Data excerpts:
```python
_SIGS = {
    'ctclip_version': [],
    'ctclip_device_arch': [ctypes.c_char_p, c_i32],
    'ctclip_debug_hold_cus': [c_i32, c_i64, c_i32, c_vp],
    'ctclip_gemm': [ctypes.POINTER(GemmArgs), c_vp],
    'ctclip_gemm_ln': [ctypes.POINTER(GemmArgs), ctypes.POINTER(LnEpilogueArgs), c_vp],
    'ctclip_gemm_qkv_lnfold': [ctypes.POINTER(GemmArgs), c_vp, c_vp, c_vp, c_i32, c_vp],
    'ctclip_gemm_qkv_lnfold2': [ctypes.POINTER(GemmArgs), c_vp, c_vp, c_vp, c_i32, c_i32, c_vp],
    'ctclip_pack_qkv_fold': [c_vp, c_i64, c_vp, c_i64, c_i64, c_vp, c_i64, c_i64, c_vp, c_i64, c_vp, c_vp, c_vp,
                             c_i32, c_vp, c_vp],
    'ctclip_ln_stats_merge': [c_vp, c_i32, c_i64, c_i32, c_f32, c_vp, c_vp, c_vp],
    'ctclip_lnfold_wgrad': [c_vp, c_i64, c_vp, c_vp, c_vp, c_i64, c_i64, c_i64, c_i64, c_vp, c_i64, c_vp, c_vp,
                            c_i64, c_vp],
    'ctclip_gemm_lnfold_bwd': [ctypes.POINTER(GemmArgs), c_vp, c_i64, c_vp, c_vp, c_vp],
    'ctclip_l2norm_qk_bwd_fold': [c_vp, c_i64, c_vp, c_i64, c_i64, c_vp, c_vp, c_vp, c_i64, c_vp, c_i32, c_vp, c_vp,
                                  c_vp, c_vp, c_i32, c_vp, c_vp, c_vp],
    'ctclip_quant_mxfp8': [c_vp, c_i32, c_i64, c_i64, c_i64, c_vp, c_i64, c_vp, c_i64, c_vp],
    'ctclip_gemm_mxfp8': [ctypes.POINTER(MxGemmArgs), c_vp],
    'ctclip_gemm_mxfp8_set_tile': [c_i32],
    'ctclip_dropout': [c_vp, c_vp, c_vp, c_vp, c_i64, c_f32, ctypes.c_uint64, c_vp],
    'ctclip_gemm_set_variant': [c_i32],
    'ctclip_gemm_set_stagger': [c_i32],
    'ctclip_gemm_set_epi_lds': [c_i32],
    'ctclip_gemm_set_persist': [c_i32],
    'ctclip_gemm_set_grid_cap': [c_i32],
    'ctclip_reduce_slabs_ep': [c_vp, c_i64, c_i64, c_i64, c_i64, ctypes.POINTER(GemmArgs), c_vp],
    'ctclip_reduce_slabs_ep_drop': [c_vp, c_i64, c_i64, c_i64, c_i64, ctypes.POINTER(GemmArgs), c_f32, ctypes.c_uint64,
                                    c_vp],
    'ctclip_layernorm_bwd_drop': [c_vp, c_i32, c_i64, c_vp, c_i32, c_i64, c_vp, c_vp, c_vp, c_i64, c_i32, c_vp, c_i64,
                                  c_vp, c_i64, c_vp, c_vp, c_vp, c_i32, c_f32, ctypes.c_uint64, c_vp],
    'ctclip_patch_ln_x2': [c_vp, c_i32, c_i32, c_i64, c_i32, c_i32, c_i32, c_i32, c_i32, c_i32, c_vp, c_f32, c_vp,
                           c_vp, c_i64, c_vp],
    'ctclip_patch_ln_x3': [c_vp, c_i32, c_i32, c_i64, c_i32, c_i32, c_i32, c_i32, c_i32, c_i32, c_vp, c_f32, c_vp,
                           c_vp, c_vp, c_i64, c_vp],
    'ctclip_layernorm_fwd_x2': [c_vp, c_i32, c_i64, c_i64, c_i32, c_vp, c_vp, c_f32, c_vp, c_vp, c_i64, c_vp, c_i64,
                                c_vp, c_vp, c_vp],
    'ctclip_layernorm_fwd_x3': [c_vp, c_i32, c_i64, c_i64, c_i32, c_vp, c_vp, c_f32, c_vp, c_vp, c_vp, c_i64, c_vp,
                                c_i64, c_vp, c_vp, c_vp, c_vp],
    'ctclip_pack_rows_h16': [c_vp, c_i64, c_vp, c_i64, c_i32, c_i32, c_vp, c_vp, c_i64, c_vp],
    'ctclip_pack_qkv_fold_h16': [c_vp, c_i64, c_vp, c_i64, c_i64, c_vp, c_i64, c_i64, c_vp, c_i64, c_vp, c_vp],
    'ctclip_skinny_gemm_slices': [c_i64, c_i64, c_i64],
    'ctclip_skinny_gemm': [c_vp, c_i64, c_vp, c_i64, c_i64, c_i64, c_i64, c_vp, c_i32, c_vp],
    'ctclip_vq_l2norm_h16': [c_vp, c_i64, c_i64, c_i32, c_vp, c_i64, c_vp],
    'ctclip_skinny_sgemm_slices': [c_i64, c_i64, c_i64],
    'ctclip_skinny_sgemm': [c_vp, c_i64, c_vp, c_i64, c_i64, c_i64, c_i64, c_vp, c_i32, c_vp],
    'ctclip_reduce_slabs': [c_vp, c_i64, c_i64, c_i64, c_i64, c_vp, c_i64, c_i32, c_i32, c_vp],
    'ctclip_reduce_slabs_multi': [ctypes.POINTER(SlabJob), c_i32, c_vp],
    'ctclip_layernorm_fwd': [c_vp, c_i32, c_i64, c_i64, c_i32, c_vp, c_vp, c_f32, c_vp, c_i64, c_vp, c_i64,
                             c_vp, c_vp, c_vp],
    'ctclip_layernorm_bwd': [c_vp, c_i32, c_i64, c_vp, c_i32, c_i64, c_vp, c_vp, c_vp, c_i64, c_i32, c_vp, c_i64,
                             c_vp, c_i64, c_vp, c_i64, c_vp, c_vp, c_i32, c_vp],
    'ctclip_l2norm_scale_fwd': [c_vp, c_i64, c_i64, c_i32, c_i32, c_vp, c_vp, c_i64, c_vp],
    'ctclip_l2norm_scale_bwd': [c_vp, c_i64, c_vp, c_i64, c_i64, c_i32, c_i32, c_vp, c_vp, c_i64, c_vp, c_i32, c_vp],
    'ctclip_l2norm_scale_bwd_fold': [c_vp, c_i64, c_vp, c_i64, c_i64, c_i32, c_i32, c_vp, c_vp, c_i64, c_vp, c_i32,
                                     c_vp, c_vp, c_vp, c_i64, c_vp, c_vp, c_i32, c_vp, c_vp, c_vp],
    'ctclip_colsum': [c_vp, c_i32, c_i64, c_i64, c_i32, c_vp, c_i32, c_vp],
    'ctclip_geglu_bwd': [c_vp, c_i64, c_vp, c_i64, c_i64, c_i32, c_vp, c_i64, c_vp],
    'ctclip_gelu_bwd': [c_vp, c_vp, c_vp, c_i64, c_vp],
    'ctclip_pack_rows': [c_vp, c_i64, c_vp, c_i64, c_i32, c_i32, c_vp, c_vp, c_i64, c_vp],
    'ctclip_pack_rows_f32': [c_vp, c_i64, c_vp, c_i64, c_i32, c_i32, c_vp, c_vp, c_i64, c_vp],
    'ctclip_split_f16': [c_vp, c_i64, c_i64, c_i32, c_f32, c_vp, c_vp, c_i64, c_vp, c_vp],
    'ctclip_pack_rows_x3': [c_vp, c_i64, c_vp, c_i64, c_i32, c_i32, c_vp, c_f32, c_vp, c_vp, c_i64, c_vp, c_vp],
    'ctclip_sgemm_tn': [ctypes.POINTER(SgemmTnArgs), c_vp],
    'ctclip_unpack_rows': [c_vp, c_i64, c_vp, c_i64, c_i32, c_vp, c_i64, c_i32, c_vp],
    'ctclip_reduce_slabs_rows': [c_vp, c_i64, c_i64, c_i64, c_i64, c_vp, c_vp, c_i64, c_i32, c_vp],
    'ctclip_gelu_f32': [c_vp, c_vp, c_i64, c_vp],
    'ctclip_cast_f32_bf16': [c_vp, c_vp, c_i64, c_vp],
    'ctclip_cast_f32_bf16_split': [c_vp, c_vp, c_vp, c_i64, c_vp],
    'ctclip_add_f32': [c_vp, c_vp, c_vp, c_vp, c_i64, c_vp],
    'ctclip_patch_ln': [c_vp, c_i32, c_i32, c_i64, c_i32, c_i32, c_i32, c_i32, c_i32, c_i32, c_vp, c_f32, c_vp, c_i64,
                        c_vp],
    'ctclip_patch_wgrad': [c_vp, c_vp, c_vp, c_vp, c_vp, c_i32, c_i32, c_vp, c_vp, c_vp, c_i32, c_vp],
    'ctclip_unpatch_mse': [c_vp, c_i64, c_vp, c_i32, c_i32, c_i64, c_i32, c_i32, c_i32, c_i32, c_i32, c_i32, c_vp,
                           c_vp, c_i64, c_vp, c_vp, c_vp, c_vp],
    'ctclip_peg_fwd': [c_vp, c_vp, c_i64, c_i32, c_i32, c_i32, c_i32, c_vp, c_vp, c_i32, c_vp, c_vp, c_vp],
    'ctclip_peg_fwd_stats': [c_vp, c_vp, c_i64, c_i32, c_i32, c_i32, c_i32, c_vp, c_vp, c_i32, c_vp, c_vp, c_vp,
                             c_vp],
    'ctclip_peg_fwd_x32': [c_vp, c_i64, c_i32, c_i32, c_i32, c_i32, c_vp, c_vp, c_i32, c_vp, c_vp, c_vp, c_vp, c_vp],
# ... 115 lines not shown
```

ctpa-clip_amd/ctclip_mi355x/kernels.py:

```python
from __future__ import annotations

import os

import torch

from . import _lib
from ._lib import GemmArgs, LnEpilogueArgs, call, ptr, stream_ptr
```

Problem: Within the data above, pick out all lines holding the word "LnEpilogueArgs".

Response box:
    'ctclip_gemm_ln': [ctypes.POINTER(GemmArgs), ctypes.POINTER(LnEpilogueArgs), c_vp],
from ._lib import GemmArgs, LnEpilogueArgs, call, ptr, stream_ptr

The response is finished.